*Task description*: All lines from the one containing "tn = fmaxf(tn, __builtin_fmaf((float)((nZ_" down to the one containing "const float4 lox_", both ends included, are to be given again exactly; omit the rest of the listing below.

*Exercise input*:
__device__ __forceinline__ V3 ClampInv(V3 inv)
{
	return v3(isinf(inv.x) ? copysignf(1e30f, inv.x) : inv.x, isinf(inv.y) ? copysignf(1e30f, inv.y) : inv.y, isinf(inv.z) ? copysignf(1e30f, inv.z) : inv.z);
}
typedef float rl_v4f __attribute__((ext_vector_type(4)));
typedef uint32_t rl_v4u __attribute__((ext_vector_type(4)));
__device__ __forceinline__ float4 GLoadF4(const void* p, int i) { const rl_v4f v = ((const __attribute__((address_space(1))) rl_v4f*)p)[i]; return make_float4(v.x, v.y, v.z, v.w); }
__device__ __forceinline__ uint4 GLoadU4(const void* p, int i) { const rl_v4u v = ((const __attribute__((address_space(1))) rl_v4u*)p)[i]; return make_uint4(v.x, v.y, v.z, v.w); }
#define RL_GRID_ERR(A_, B_) (fabsf((A_) * 1.21593475e-4f) + fabsf((B_) * 4.76837158e-7f))
#define RL_SORT4_STEP(ta, ra, tb, rb) { const bool sw = tb < ta; const float tt = sw ? tb : ta; tb = sw ? ta : tb; ta = tt; const int rr = sw ? rb : ra; rb = sw ? ra : rb; ra = rr; }
#define RL_SORT4(t0, r0, t1, r1, t2, r2, t3, r3) RL_SORT4_STEP(t0, r0, t1, r1) RL_SORT4_STEP(t2, r2, t3, r3) RL_SORT4_STEP(t0, r0, t2, r2) RL_SORT4_STEP(t1, r1, t3, r3) RL_SORT4_STEP(t1, r1, t2, r2)
#define RL_WIDE_STEP_Q(S_, cur_, o_, inv_, nx_, ny_, nz_, tMin_, tmx_, widen_, t0, t1, t2, t3, ch) \
	 \
	 \
	const DNode4Q* np_ = (S_).nodes4 + (cur_); \
	const float4 h0_ = GLoadF4(np_, 0); const uint4 l_ = GLoadU4(np_, 1); const uint4 u_ = GLoadU4(np_, 2); \
	const uint4 chu_ = GLoadU4(np_, 3); const int4 ch = make_int4((int)chu_.x, (int)chu_.y, (int)chu_.z, (int)chu_.w); \
	const float Ax_ = h0_.w * (inv_).x, Ay_ = __uint_as_float(l_.w) * (inv_).y, Az_ = __uint_as_float(u_.w) * (inv_).z; \
	const float Bx_ = (h0_.x - (o_).x) * (inv_).x, By_ = (h0_.y - (o_).y) * (inv_).y, Bz_ = (h0_.z - (o_).z) * (inv_).z; \
	const float Ex_ = RL_GRID_ERR(Ax_, Bx_), Ey_ = RL_GRID_ERR(Ay_, By_), Ez_ = RL_GRID_ERR(Az_, Bz_); \
	const float Bnx_ = Bx_ - Ex_, Bfx_ = Bx_ + Ex_, Bny_ = By_ - Ey_, Bfy_ = By_ + Ey_, Bnz_ = Bz_ - Ez_, Bfz_ = Bz_ + Ez_; \
	const uint32_t nX_ = (nx_) ? u_.x : l_.x, fX_ = (nx_) ? l_.x : u_.x, nY_ = (ny_) ? u_.y : l_.y, fY_ = (ny_) ? l_.y : u_.y, nZ_ = (nz_) ? u_.z : l_.z, fZ_ = (nz_) ? l_.z : u_.z; \
	const float tMinL_ = (tMin_), tmxL_ = (tmx_), widenL_ = (widen_); \
	float t0, t1, t2, t3; \
	RL_QSLAB(0, t0) RL_QSLAB(8, t1) RL_QSLAB(16, t2) RL_QSLAB(24, t3)
#define RL_QSLAB(sh, tk) { \
	float tn = tMinL_, tf = tmxL_; \
	tn = fmaxf(tn, __builtin_fmaf((float)((nX_ >> sh) & 0xffu), Ax_, Bnx_)); tf = fminf(tf, __builtin_fmaf((float)((fX_ >> sh) & 0xffu), Ax_, Bfx_)); \
	tn = fmaxf(tn, __builtin_fmaf((float)((nY_ >> sh) & 0xffu), Ay_, Bny_)); tf = fminf(tf, __builtin_fmaf((float)((fY_ >> sh) & 0xffu), Ay_, Bfy_)); \
	tn = fmaxf(tn, __builtin_fmaf((float)((nZ_ >> sh) & 0xffu), Az_, Bnz_)); tf = fminf(tf, __builtin_fmaf((float)((fZ_ >> sh) & 0xffu), Az_, Bfz_)); \
	tk = (tf * widenL_ < tn) ? INFINITY : tn; }
#define RL_WIDE_STEP_F(np_expr, o_, inv_, nx_, ny_, nz_, tMin_, tmx_, widen_, t0, t1, t2, t3, ch) \
	const float4* np_ = (np_expr); \
	const float4 lox_ = np_[0], loy_ = np_[1], loz_ = np_[2], hix_ = np_[3], hiy_ = np_[4], hiz_ = np_[5]; \
	const int4 ch = ((const int4*)np_)[6]; \
	const float4 nX_ = (nx_) ? hix_ : lox_, fX_ = (nx_) ? lox_ : hix_; \
	const float4 nY_ = (ny_) ? hiy_ : loy_, fY_ = (ny_) ? loy_ : hiy_; \
	const float4 nZ_ = (nz_) ? hiz_ : loz_, fZ_ = (nz_) ? loz_ : hiz_; \
	const float tMinL_ = (tMin_), tmxL_ = (tmx_), widenL_ = (widen_); const V3 oL_ = (o_), invL_ = (inv_); \
	float t0, t1, t2, t3; \
	RL_FSLAB(x, t0) RL_FSLAB(y, t1) RL_FSLAB(z, t2) RL_FSLAB(w, t3)
#define RL_FSLAB(k, tk) { \
	float tn = tMinL_, tf = tmxL_; \
	tn = fmaxf(tn, (nX_.k - oL_.x) * invL_.x); tf = fminf(tf, (fX_.k - oL_.x) * invL_.x); \
	tn = fmaxf(tn, (nY_.k - oL_.y) * invL_.y); tf = fminf(tf, (fY_.k - oL_.y) * invL_.y); \
	tn = fmaxf(tn, (nZ_.k - oL_.z) * invL_.z); tf = fminf(tf, (fZ_.k - oL_.z) * invL_.z); \
	tk = (tf * widenL_ < tn) ? INFINITY : tn; }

*Solution for this problem*:
	tn = fmaxf(tn, __builtin_fmaf((float)((nZ_ >> sh) & 0xffu), Az_, Bnz_)); tf = fminf(tf, __builtin_fmaf((float)((fZ_ >> sh) & 0xffu), Az_, Bfz_)); \
	tk = (tf * widenL_ < tn) ? INFINITY : tn; }
#define RL_WIDE_STEP_F(np_expr, o_, inv_, nx_, ny_, nz_, tMin_, tmx_, widen_, t0, t1, t2, t3, ch) \
	const float4* np_ = (np_expr); \
	const float4 lox_ = np_[0], loy_ = np_[1], loz_ = np_[2], hix_ = np_[3], hiy_ = np_[4], hiz_ = np_[5]; \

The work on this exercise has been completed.